Hash Table

A hash table is a data structure that implements an associative array by using a hash function to compute indices for storing and retrieving key-value pairs with optimal average-case time complexity.

Hash Table

A hash table (also known as a hash map) is a fundamental data structure that enables efficient storage and retrieval of key-value pairs. It works by transforming keys into array indices using a hash function, achieving constant-time O(1) average case performance for insertions, deletions, and lookups.

Core Concepts

Hash Function

The heart of a hash table is its hash function, which:

  • Converts keys of any size into fixed-size integers
  • Distributes values uniformly across the available space
  • Generates the same output consistently for identical inputs
  • Minimizes collision between different inputs

Collision Resolution

When multiple keys hash to the same index, collision resolution becomes necessary.

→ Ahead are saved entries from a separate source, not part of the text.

diff --git a/interpn_amd/csrc/k_nearest.hip b/interpn_amd/csrc/k_nearest.hip
--- a/interpn_amd/csrc/k_nearest.hip
+++ b/interpn_amd/csrc/k_nearest.hip
@@ -268,7 +268,7 @@
   sweep_key(g, 0, &r.key_start, &r.key_scale);
   r.key_cells = g.n[0] - 2;
   r.key_shift = sweep_key_shift(r.key_cells);
-  if (!sweep_schedule(r, g, npts, (size_t)64 * (K + KL), 2000, work)) return hipErrorInvalidValue;
+  if (!sweep_schedule(r, g, npts, (size_t)64 * (K + KL), 2000, work, first_bad)) return hipErrorInvalidValue;
   const unsigned blocks = sweep_blocks(g, r.rounds, TH);
   const size_t lds = (size_t)SweepRoundsLds<T, N, K, KL>::kWave * (TH / 64) + SweepRoundsLds<T, N, K, KL>::kWorkgroup;
   auto launch = [&](auto kern, bool fma) -> hipError_t {
diff --git a/interpn_amd/csrc/linear_sweep.h b/interpn_amd/csrc/linear_sweep.h
--- a/interpn_amd/csrc/linear_sweep.h
+++ b/interpn_amd/csrc/linear_sweep.h
@@ -18,7 +18,10 @@
   unsigned period;
   unsigned period_default;
   unsigned gated;
+  unsigned set;
   SweepWork* work;
+  const unsigned long long* status;
+  unsigned long long* publish;
   unsigned long long* stamps;
 };
 
@@ -49,7 +52,11 @@
   constexpr int SK = Geom::SK;
   typedef SweepLds<T, K, KL> L;
   const BrickArgs<T, 3>& a = s.b;
-  if (s.gated && __hip_atomic_load(&s.work->take_brick, __ATOMIC_RELAXED, __HIP_MEMORY_SCOPE_AGENT) != 0u) return;
+  constexpr unsigned kMaxPeriod = 20000;
+  if (s.gated && __hip_atomic_load(&s.work->take_brick, __ATOMIC_RELAXED, __HIP_MEMORY_SCOPE_AGENT) != 0u) {
+    if (blockIdx.x == 0 && threadIdx.x == 0) sweep_turn_sets(s.work, s.set, false, 0u, 0u, kMaxPeriod);
+    return;
+  }
   extern __shared__ __attribute__((aligned(16))) unsigned char smem_raw[];
   const unsigned lane = threadIdx.x & 63u;
   const unsigned wave = threadIdx.x >> 6;
@@ -85,18 +92,14 @@
     }
   }
   SweepWork* const work = s.work;
-  unsigned period = s.period;
-  if (period == 0) {
-    period = __hip_atomic_load(&work->period, __ATOMIC_RELAXED, __HIP_MEMORY_SCOPE_AGENT);
-    if (period == 0) period = s.period_default;
-  }
-  period = __builtin_amdgcn_readfirstlane(period);
+  SweepSet& mine_set = work->set[s.set & 1u];
+  const unsigned period = sweep_period_in(work, s.set, s.period, s.period_default);
   unsigned xcc;
   asm volatile("s_getreg_b32 %0, hwreg(HW_REG_XCC_ID)" : "=s"(xcc));
   unsigned shard = xcc & 7u;
   auto take = [&](unsigned sh) -> unsigned {
     unsigned v = 0;
-    if (lane == 0) v = atomicAdd(&work->head[sh][0], 1u);
+    if (lane == 0) v = atomicAdd(&mine_set.head[sh][0], 1u);
     return v;
   };
   const unsigned long long t_begin = __builtin_amdgcn_s_memrealtime();
@@ -105,20 +108,21 @@
   unsigned my_rounds = 0;
   __builtin_amdgcn_s_setprio(2);
   unsigned ticket = take(shard);
+  if (blockIdx.x == 0 && threadIdx.x == 0) sweep_turn_sets(work, s.set, true, s.rounds, nwaves, kMaxPeriod);
   while (true) {
-    unsigned rr = __builtin_amdgcn_readfirstlane(ticket);
-    if (rr >= s.per_shard || shard * s.per_shard + rr >= s.rounds) {
+    const unsigned tk = __builtin_amdgcn_readfirstlane(ticket);
+    const unsigned r = sweep_round_of(shard, tk, s.per_shard, s.rounds);
+    if (r == kSweepNoRound) {
       bool found = false;
       for (unsigned c = 1; c < 8 && !found; ++c) {
         const unsigned sh = (shard + c) & 7u;
-        const unsigned seen = __hip_atomic_load(&work->head[sh][0], __ATOMIC_RELAXED, __HIP_MEMORY_SCOPE_AGENT);
-        if (seen < s.per_shard && sh * s.per_shard + seen < s.rounds) { found = true; shard = sh; }
+        const unsigned seen = __hip_atomic_load(&mine_set.head[sh][0], __ATOMIC_RELAXED, __HIP_MEMORY_SCOPE_AGENT);
+        if (sweep_round_of(sh, seen, s.per_shard, s.rounds) != kSweepNoRound) { found = true; shard = sh; }
       }
       if (!found) break;
       ticket = take(shard);
       continue;
     }
-    const unsigned r = shard * s.per_shard + rr;
     ticket = take(shard);
     ++my_rounds;
     const size_t base = (size_t)r * kChunk;
@@ -382,6 +386,8 @@
     wave_sync();
   }
   const unsigned long long t_end = __builtin_amdgcn_s_memrealtime();
+  unsigned long long* const publish = sweep_late_argument<unsigned long long*>(offsetof(SweepArgs<T>, publish));
+  sweep_wave_settle(publish);
   if (lane == 0) {
     const unsigned my_ticks = (unsigned)(t_end - t_begin);
     atomicAdd(&wg_words[0], my_ticks);
@@ -389,26 +395,7 @@
     __builtin_amdgcn_fence(__ATOMIC_RELEASE, "workgroup");
     if (atomicAdd(&wg_words[2], 1u) == THREADS / 64 - 1) {
       __builtin_amdgcn_fence(__ATOMIC_ACQUIRE, "workgroup");
-      const unsigned wg_ticks = wg_words[0], wg_rounds = wg_words[1];
-      if (wg_rounds) {
-        const unsigned long long r1 = atomicAdd(&work->ticks, (unsigned long long)wg_ticks);
-        const unsigned r2 = atomicAdd(&work->rounds, wg_rounds);
-        asm volatile("" ::"v"(r1), "v"(r2));
-      }
-      const unsigned d = atomicAdd(&work->done[0], 1u);
-      if (d == gridDim.x - 1) {
-        const unsigned long long ticks = atomicAdd(&work->ticks, 0ull);
-        const unsigned rounds = atomicAdd(&work->rounds, 0u);
-        if (rounds >= 4 * nwaves) {
-          unsigned long long p = ticks * 9 / ((unsigned long long)rounds * 10);
-          p = p < 200 ? 200 : (p > 20000 ? 20000 : p);
-          atomicExch(&work->period, (unsigned)p);
-        }
-        for (int x = 0; x < 8; ++x) atomicExch(&work->head[x][0], 0u);
-        atomicExch(&work->ticks, 0ull);
-        atomicExch(&work->rounds, 0u);
-        atomicExch(&work->done[0], 0u);
-      }
+      sweep_workgroup_done(mine_set, wg_words[1] ? wg_words[0] : 0u, a.first_bad, publish);
     }
     if constexpr (STAMPS) {
       if (s.stamps) {
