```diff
+    wo2[cb] = __builtin_bit_cast(half8, fo.wo[((h * 4 + cb) * 2 + 1) * 64 + lane]);
+  }
+  uint4 wres[2][4];
+#pragma unroll
+  for (int ch = 0; ch < 2; ++ch)
+#pragma unroll
+    for (int i = 0; i < 4; ++i) wres[ch][i] = wb[(size_t)(ch * 4 + i) * 64];
+  float4 oq = ld4(fo.osc_o + quad * 4);
+  const float4 bq4 = ld4(fo.bias + quad * 4), gq4 = ld4(fo.g_out + quad * 4);
+#pragma unroll
+  for (int ch = 0; ch < 2; ++ch)
+#pragma unroll
+    for (int i = 0; i < 4; ++i) asm volatile("" ::"v"(wres[ch][i].x), "v"(wres[ch][i].y), "v"(wres[ch][i].z), "v"(wres[ch][i].w));
+#pragma unroll
+  for (int cb = 0; cb < 4; ++cb) asm volatile("" ::"v"(wo1[cb]), "v"(wo2[cb]));
+  asm volatile("" ::"v"(st.gq[0].x), "v"(st.gq[0].y), "v"(st.gq[0].z), "v"(st.gq[0].w), "v"(st.gq[1].x), "v"(st.gq[1].y),
+               "v"(st.gq[1].z), "v"(st.gq[1].w), "v"(c1[0]), "v"(c1[1]), "v"(c2[0]), "v"(c2[1]));
+  asm volatile("" ::"v"(oq.x), "v"(oq.y), "v"(oq.z), "v"(oq.w), "v"(bq4.x), "v"(bq4.y), "v"(bq4.z), "v"(bq4.w), "v"(gq4.x),
+               "v"(gq4.y), "v"(gq4.z), "v"(gq4.w), "v"(osc[0][0]), "v"(osc[0][1]), "v"(osc[0][2]), "v"(osc[0][3]),
+               "v"(osc[1][0]), "v"(osc[1][1]), "v"(osc[1][2]), "v"(osc[1][3]));
+  unsigned* xm = reinterpret_cast<unsigned*>(smem + 2 * TILE_BYTES);
+  if (lane == 0) xm[h] = mx;
+  asm volatile("s_waitcnt vmcnt(0) lgkmcnt(0)" ::: "memory");
+  if (st.U > 0) st.issue_unit(0);
+  asm volatile("s_waitcnt vmcnt(0)" ::: "memory");
+  dmh_raw_barrier();
+  {
+    const unsigned ma = max(max(xm[0], xm[1]), max(xm[2], xm[3]));
+    const float bo = __uint_as_float(ma) * scale;
+    const int exo = min(max((int)(__float_as_uint(bo) >> 23) + 1, 16), 254);
+    mo = inv_c * __uint_as_float((unsigned)(268 - exo) << 23);
+    inv_o = __uint_as_float((unsigned)(exo - 14) << 23);
+  }
+  oq.x *= inv_o;
+  oq.y *= inv_o;
+  oq.z *= inv_o;
+  oq.w *= inv_o;
+  const float inv_s = st.inv_scale();
+  float qsc[2][4];
+#pragma unroll
+  for (int db = 0; db < 2; ++db)
+#pragma unroll
+    for (int r = 0; r < 4; ++r) qsc[db][r] = inv_s * osc[db][r] * 1.44269504088896341f;
+
+#ifdef DMH_STAMPS
+  unsigned long long tk[6] = {0, 0, 0, 0, 0, 0}, t_prev, t_now;
+#define LSTAMP(i)                                                                \
+  __builtin_amdgcn_sched_barrier(0);                                             \
+  asm volatile("s_memtime %0\n\ts_waitcnt lgkmcnt(0)" : "=s"(t_now)::"memory"); \
+  __builtin_amdgcn_sched_barrier(0);                                             \
+  tk[i] += t_now - t_prev;                                                       \
+  t_prev = t_now;
+  asm volatile("s_memtime %0\n\ts_waitcnt lgkmcnt(0)" : "=s"(t_prev)::"memory");
+#else
+#define LSTAMP(i)
+#endif
+  for (int tI = 0; tI < st.U; ++tI) {
+    const int p0 = st.p0w + tI * TP;
+    const unsigned char* raw = st.ring + (tI % RingStager::RD) * RingStager::UNIT;
+    float4v acc[2][4];
+#pragma unroll
+    for (int db = 0; db < 2; ++db)
+#pragma unroll
+      for (int nbn = 0; nbn < 4; ++nbn) acc[db][nbn] = float4v{0.f, 0.f, 0.f, 0.f};
+
+    const unsigned char* set = st.stage<1>(tiles_lds);
+    asm volatile("s_waitcnt lgkmcnt(0)" ::: "memory");
+    dmh_raw_barrier();
+#pragma unroll
+    for (int ch = 0; ch < 2; ++ch) {
+      const unsigned char* tile = set + ch * TILE_BYTES;
+      half8 xb[4][2];
+#pragma unroll
+      for (int nbn = 0; nbn < 4; ++nbn)
+#pragma unroll
+        for (int pl = 0; pl < 2; ++pl)
+          xb[nbn][pl] = *reinterpret_cast<const half8*>(tile + (nbn * 16 + l15) * PITCH + kg * 16 + pl * 64);
+#define LA_TERM(aexpr, pl)                                                                           \
+  _Pragma("unroll") for (int db = 0; db < 2; ++db) _Pragma("unroll") for (int nbn = 0; nbn < 4; ++nbn) \
+      acc[db][nbn] = __builtin_amdgcn_mfma_f32_16x16x32_f16(aexpr, xb[nbn][pl], acc[db][nbn], 0, 0, 0);
+      if (!LA_ABL(4)) {
+      LA_TERM(__builtin_bit_cast(half8, wres[ch][db * 2]), 1)
+      LA_TERM(__builtin_bit_cast(half8, wres[ch][db * 2 + 1]), 0)
+      LA_TERM(__builtin_bit_cast(half8, wres[ch][db * 2]), 0)
+      } else {
+        acc[0][0][0] += (float)xb[0][0][0] + (float)xb[3][1][7];
+      }
+#undef LA_TERM
+    }
+    asm volatile("s_waitcnt lgkmcnt(0)" ::: "memory");
+    dmh_raw_barrier();
+    if (tI + 1 < st.U) st.issue_unit(tI + 1);
+
+    LSTAMP(0)
+    float rsv[4];
+#pragma unroll
+    for (int nbn = 0; nbn < 4; ++nbn) {
+      float m = -INFINITY;
+#pragma unroll
+      for (int db = 0; db < 2; ++db)
+#pragma unroll
+        for (int r = 0; r < 4; ++r) {
+          const float qv = acc[db][nbn][r] * qsc[db][r];
+          acc[db][nbn][r] = qv;
+          m = fmaxf(m, qv);
+        }
+      m = rows_max(m);
+      float s = 0.f;
+#pragma unroll
+      for (int db = 0; db < 2; ++db)
+#pragma unroll
+        for (int r = 0; r < 4; ++r) {
+          const float e = LA_ABL(1) ? acc[db][nbn][r] - m : __builtin_amdgcn_exp2f(acc[db][nbn][r] - m);
+          acc[db][nbn][r] = e;
+          s += e;
+        }
+      s = rows_sum(s);
+      rsv[nbn] = scale * 131072.f * __builtin_amdgcn_rcpf(s);
+    }
+    LSTAMP(1)
+    float4v yacc[4][4];
+    half8 q1[4], q2[4];
+#pragma unroll
+    for (int nbn = 0; nbn < 4; ++nbn) {
+      float e8[8];
+#pragma unroll
+      for (int j = 0; j < 8; ++j) e8[j] = acc[j >> 2][nbn][j & 3];
+      la_split8(e8, rsv[nbn], q1[nbn], q2[nbn], LA_ABL(0));
+    }
+    float4v ot[4][2];
+#pragma unroll
+    for (int nbn = 0; nbn < 4; ++nbn)
+#pragma unroll
+      for (int eb = 0; eb < 2; ++eb)
+        ot[nbn][eb] = __builtin_amdgcn_mfma_f32_16x16x32_f16(c1[eb], q2[nbn], float4v{0.f, 0.f, 0.f, 0.f}, 0, 0, 0);
+#pragma unroll
+    for (int nbn = 0; nbn < 4; ++nbn)
+#pragma unroll
+      for (int eb = 0; eb < 2; ++eb)
+        ot[nbn][eb] = __builtin_amdgcn_mfma_f32_16x16x32_f16(c2[eb], q1[nbn], ot[nbn][eb], 0, 0, 0);
+#pragma unroll
+    for (int nbn = 0; nbn < 4; ++nbn)
+#pragma unroll
+      for (int eb = 0; eb < 2; ++eb)
+        ot[nbn][eb] = __builtin_amdgcn_mfma_f32_16x16x32_f16(c1[eb], q1[nbn], ot[nbn][eb], 0, 0, 0);
+    asm volatile("s_nop 7"
+                 : "+v"(ot[0][0]), "+v"(ot[0][1]), "+v"(ot[1][0]), "+v"(ot[1][1]), "+v"(ot[2][0]), "+v"(ot[2][1]),
+                   "+v"(ot[3][0]), "+v"(ot[3][1]));
+    half8 h1[4], h2[4];
+#pragma unroll
+    for (int nbn = 0; nbn < 4; ++nbn) {
+      float o8[8];
+#pragma unroll
+      for (int j = 0; j < 8; ++j) o8[j] = ot[nbn][j >> 2][j & 3];
+      la_split8(o8, mo, h1[nbn], h2[nbn], LA_ABL(0));
+    }
+#pragma unroll
+    for (int nbn = 0; nbn < 4; ++nbn)
+#pragma unroll
+      for (int cb = 0; cb < 4; ++cb) yacc[cb][nbn] = __builtin_amdgcn_mfma_f32_16x16x32_f16(wo1[cb], h2[nbn], float4v{0.f, 0.f, 0.f, 0.f}, 0, 0, 0);
+#pragma unroll
+    for (int nbn = 0; nbn < 4; ++nbn)
+#pragma unroll
+      for (int cb = 0; cb < 4; ++cb) yacc[cb][nbn] = __builtin_amdgcn_mfma_f32_16x16x32_f16(wo2[cb], h1[nbn], yacc[cb][nbn], 0, 0, 0);
+#pragma unroll
+    for (int nbn = 0; nbn < 4; ++nbn)
+#pragma unroll
+      for (int cb = 0; cb < 4; ++cb) yacc[cb][nbn] = __builtin_amdgcn_mfma_f32_16x16x32_f16(wo1[cb], h1[nbn], yacc[cb][nbn], 0, 0, 0);
+    LSTAMP(2)
+#pragma unroll
+    for (int rd = 0; rd < 2; ++rd) {
+#pragma unroll
+      for (int cb = 0; cb < 4; ++cb)
+#pragma unroll
+        for (int k = 0; k < 2; ++k)
+          st4(yx + ((h * YR) + k * 16 + l15) * YP + cb * 16 + 4 * kg,
+              make_float4(yacc[cb][2 * rd + k][0], yacc[cb][2 * rd + k][1], yacc[cb][2 * rd + k][2], yacc[cb][2 * rd + k][3]));
+      asm volatile("s_waitcnt vmcnt(0) lgkmcnt(0)" ::: "memory");
+      dmh_raw_barrier();
+      if (rd == 0) { LSTAMP(3) }
+#pragma unroll
+      for (int k = 0; k < 2; ++k) {
+        if (LA_ABL(2)) break;
+        const int pr = prow + 16 * k;
+        const int pl = YR * rd + pr;
+        const float* yp = yx + pr * YP + quad * 4;
+        const float4 y0 = ld4(yp), y1 = ld4(yp + YR * YP), y2 = ld4(yp + 2 * YR * YP), y3 = ld4(yp + 3 * YR * YP);
+        const float4 xr = *reinterpret_cast<const float4*>(raw + pl * 256 + quad * 16);
+        float4 v;
+        v.x = fmaf((y0.x + y1.x) + (y2.x + y3.x), oq.x, bq4.x);
+        v.y = fmaf((y0.y + y1.y) + (y2.y + y3.y), oq.y, bq4.y);
+        v.z = fmaf((y0.z + y1.z) + (y2.z + y3.z), oq.z, bq4.z);
+        v.w = fmaf((y0.w + y1.w) + (y2.w + y3.w), oq.w, bq4.w);
+        float sm = (v.x + v.y) + (v.z + v.w);
+        sm = row16_sum(sm);
+        const float mean = sm / 64.f;
+        const float dx = v.x - mean, dy = v.y - mean, dz = v.z - mean, dw = v.w - mean;
+        float qs = (dx * dx + dy * dy) + (dz * dz + dw * dw);
+        qs = row16_sum(qs);
+        const float rs = __builtin_amdgcn_rsqf(qs * (1.f / 64.f) + fo.eps);
+        const int pix = p0 + pl;
+        if (pix < n) {
+          float4 r4;
+          r4.x = dx * rs * gq4.x + xr.x;
+          r4.y = dy * rs * gq4.y + xr.y;
+          r4.z = dz * rs * gq4.z + xr.z;
+          r4.w = dw * rs * gq4.w + xr.w;
+          st4(fo.y + ((size_t)b * n + pix) * 64 + quad * 4, r4);
+        }
+      }
+      if (rd == 1) { LSTAMP(4) }
+      asm volatile("s_waitcnt vmcnt(0) lgkmcnt(0)" ::: "memory");
+      dmh_raw_barrier();
+    }
+    LSTAMP(5)
+  }
+#ifdef DMH_STAMPS
+  if (lane == 0) {
+    float* d = fo.y + ((size_t)b * n + (size_t)blk * tiles * TP) * 64 + h * 8;
+    for (int i = 0; i < 6; ++i) d[i] = (float)tk[i];
+  }
+#endif
+}
+#undef LSTAMP
+
 __global__ __launch_bounds__(64) void linattn_wscale_kernel(const float* __restrict__ w, float* __restrict__ osc_q,
                                                             float* __restrict__ osc_kv, int C) {
   const int row = blockIdx.x;
@@ -1186,10 +1470,9 @@
   fo.g_out = out_ln_g;
   fo.y = y;
   fo.eps = eps;
-  constexpr int LDS = TILE_BYTES + YX_BYTES;
-  DMH_RAISE_LDS_ONCE(linattn_qo_kernel<true>, LDS, "dmh_linattn_fused_apply_out");
-  hipLaunchKernelGGL(linattn_qo_kernel<true>, dim3(B * nblk), dim3(256), LDS, (hipStream_t)stream, x, stats, ln_g, wq,
-                     osc_q, ctx, nullptr, n, C, nblk, tiles, scale, fo, rows);
+  DMH_RAISE_LDS_ONCE(linattn_qo_ring_kernel, QO_RING_LDS, "dmh_linattn_fused_apply_out");
+  hipLaunchKernelGGL(linattn_qo_ring_kernel, dim3(B * nblk), dim3(256), QO_RING_LDS, (hipStream_t)stream, x, stats, ln_g, wq,
+                     osc_q, ctx, n, nblk, tiles, scale, fo, rows);
   DMH_CHECK_LAUNCH("dmh_linattn_fused_apply_out");
   return DMH_OK;
 }
```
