+  typedef __attribute__((address_space(3))) void lds_void;
+  typedef const __attribute__((address_space(1))) void glb_void;
+  uint32_t a_off[NPC], b_off[NPC];
+  const char *const Bg = B + (int64_t)g * b_group_b;
+  char *const dma_dst = smem + (NPC * wave) * 1024;
+  auto dma_b = [&](int ks) {
+    const char *base = Bg + ks * RB;
+    asm("" : "+s"(base));
+#pragma unroll
+    for (int j = 0; j < NPC; ++j) {
+      uint32_t off = b_off[j];
+      asm volatile("" : "+v"(off));
+      __builtin_amdgcn_global_load_lds((glb_void *)(base + off), (lds_void *)(dma_dst + j * 1024 + OPB), 16, 0, 0);
+    }
+  };
+  auto dma_a = [&](int ks) {
+    const char *base = A + ks * RB;
+    asm("" : "+s"(base));
+#pragma unroll
+    for (int j = 0; j < NPC; ++j) {
+      uint32_t off = a_off[j];
+      asm volatile("" : "+v"(off));
+      __builtin_amdgcn_global_load_lds((glb_void *)(base + off), (lds_void *)(dma_dst + j * 1024), 16, 0, 0);
+    }
+  };
+
 #pragma unroll
   for (int j = 0; j < NPC; ++j) {
     const int row = (NPC * wave + j) * RPI + lane / CPR;
     const int c = (lane % CPR) ^ dma_swz(row);
-    const int64_t src = p.a_row_idx ? (int64_t)div_by(aix[j], p.a_row_div, p.a_row_sh) : mrow[j];
-    a_src[j] = p.A + src * p.lda_b + c * 16;
     int n = n0 + row;
-    if (n >= p.N) n = p.N - 1;
-    b_src[j] = p.B + (int64_t)g * p.b_group_b + (int64_t)n * p.ldb_b + c * 16;
-  }
-  const int nk = (p.K * (int)sizeof(T)) / RB;
-
-  typedef __attribute__((address_space(3))) void lds_void;
-  typedef const __attribute__((address_space(1))) void glb_void;
-  auto dma = [&](int ks) {
-    char *dst = smem + (NPC * wave) * 1024;
-#pragma unroll
-    for (int j = 0; j < NPC; ++j) {
-      __builtin_amdgcn_global_load_lds((glb_void *)(a_src[j] + ks * RB), (lds_void *)(dst + j * 1024), 16, 0, 0);
-      __builtin_amdgcn_global_load_lds((glb_void *)(b_src[j] + ks * RB), (lds_void *)(dst + j * 1024 + OPB), 16, 0, 0);
-    }
-  };
+    if (n >= N) n = N - 1;
+    b_off[j] = (uint32_t)n * (uint32_t)ldb_b + c * 16;
+  }
+
+  const int mb32 = tile_starts ? go_begin + (mt - t0) * BM : mt * BM;
+  const int me32 = tile_starts ? go_end : (int)M;
+  int32_t mrow[NPC], aix[NPC];
+#pragma unroll
+  for (int j = 0; j < NPC; ++j) {
+    int m = mb32 + (NPC * wave + j) * RPI + lane / CPR;
+    if (m >= me32) m = me32 - 1;
+    mrow[j] = m;
+  }
+  const bool want_rs = row_scale && tid < BM;
+  const int32_t *const rs_idx = row_scale_idx ? row_scale_idx : c_row_idx;
+  int rs_m = mb32 + tid;
+  if (rs_m >= me32) rs_m = me32 - 1;
+  int32_t rs_ix = rs_m;
+  if (a_row_idx) {
+#pragma unroll
+    for (int j = 0; j < NPC; ++j) aix[j] = a_row_idx[mrow[j]];
+  }
+  if (want_rs && rs_idx) rs_ix = rs_idx[rs_m];
+  if (a_row_idx) {
+    if (a_row_sh >= 0) {
+#pragma unroll
+      for (int j = 0; j < NPC; ++j) mrow[j] = aix[j] >> a_row_sh;
+    } else {
+#pragma unroll
+      for (int j = 0; j < NPC; ++j) mrow[j] = aix[j] / a_row_div;
+    }
+  }
+#pragma unroll
+  for (int j = 0; j < NPC; ++j) {
+    const int row = (NPC * wave + j) * RPI + lane / CPR;
+    const int c = (lane % CPR) ^ dma_swz(row);
+    a_off[j] = (uint32_t)mrow[j] * (uint32_t)lda_b + c * 16;
+  }
+  asm volatile("" : "+v"(a_off[0]), "+v"(a_off[1]), "+v"(a_off[2]), "+v"(a_off[3]));
+  static_assert(NPC == 4, "the pin above names four pieces");
+  float my_rs = 1.0f;
+  if (want_rs) my_rs = row_scale[div_by(rs_ix, row_scale_div, row_scale_sh)];
+  M3_GEMM_STAMP(1);
+  dma_b(0);
+  dma_a(0);
 
   int rdA[KCH], rdB[KCH];
 #pragma unroll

Common strategies include:

  1. Chaining: Each array slot contains a linked list of elements
  2. Open Addressing: Probing for next available slot using methods like:
    • Linear probing
    • Quadratic probing
    • Double hashing

Performance Characteristics

Time Complexity

  • Average case: O(1) for insert, delete, search
  • Worst case: O(n) when many collisions occur
  • Space Complexity: O(n) where n is the number of stored items

Load Factor

The load factor (α) = n/m, where:

  • n = number of stored elements
  • m = size of the hash table
  • Typically maintained below 0.7 for optimal performance

Applications

Hash tables are extensively used in:

Implementation Considerations

Resizing

  • Dynamic Array is needed when load factor exceeds threshold
  • Usually doubles table size when capacity is reached
  • Requires rehashing all existing elements

Key Requirements

Keys must be:

  • Immutable while in the hash table
  • Implement consistent equals and hashCode methods
  • Distribute well across the hash space

Common Operations

INSERT(key, value):
    index = hash(key) % tableSize
    store (key,value) at index (handling collisions)

SEARCH(key):
    index = hash(key) % tableSize
    return value at index (following collision chain if necessary)

DELETE(key):
    index = hash(key) % tableSize
    remove (key,value) at index (handling collision chain)

Trade-offs

Advantages

  • Constant-time average case operations
  • Flexible key types
  • Space-efficient for sparse data

Disadvantages

  • No ordering of keys
  • Performance degrades with poor hash functions
  • Extra space needed for collision handling

Hash tables represent a crucial Algorithm tool in computer science, balancing theoretical elegance with practical utility in countless applications.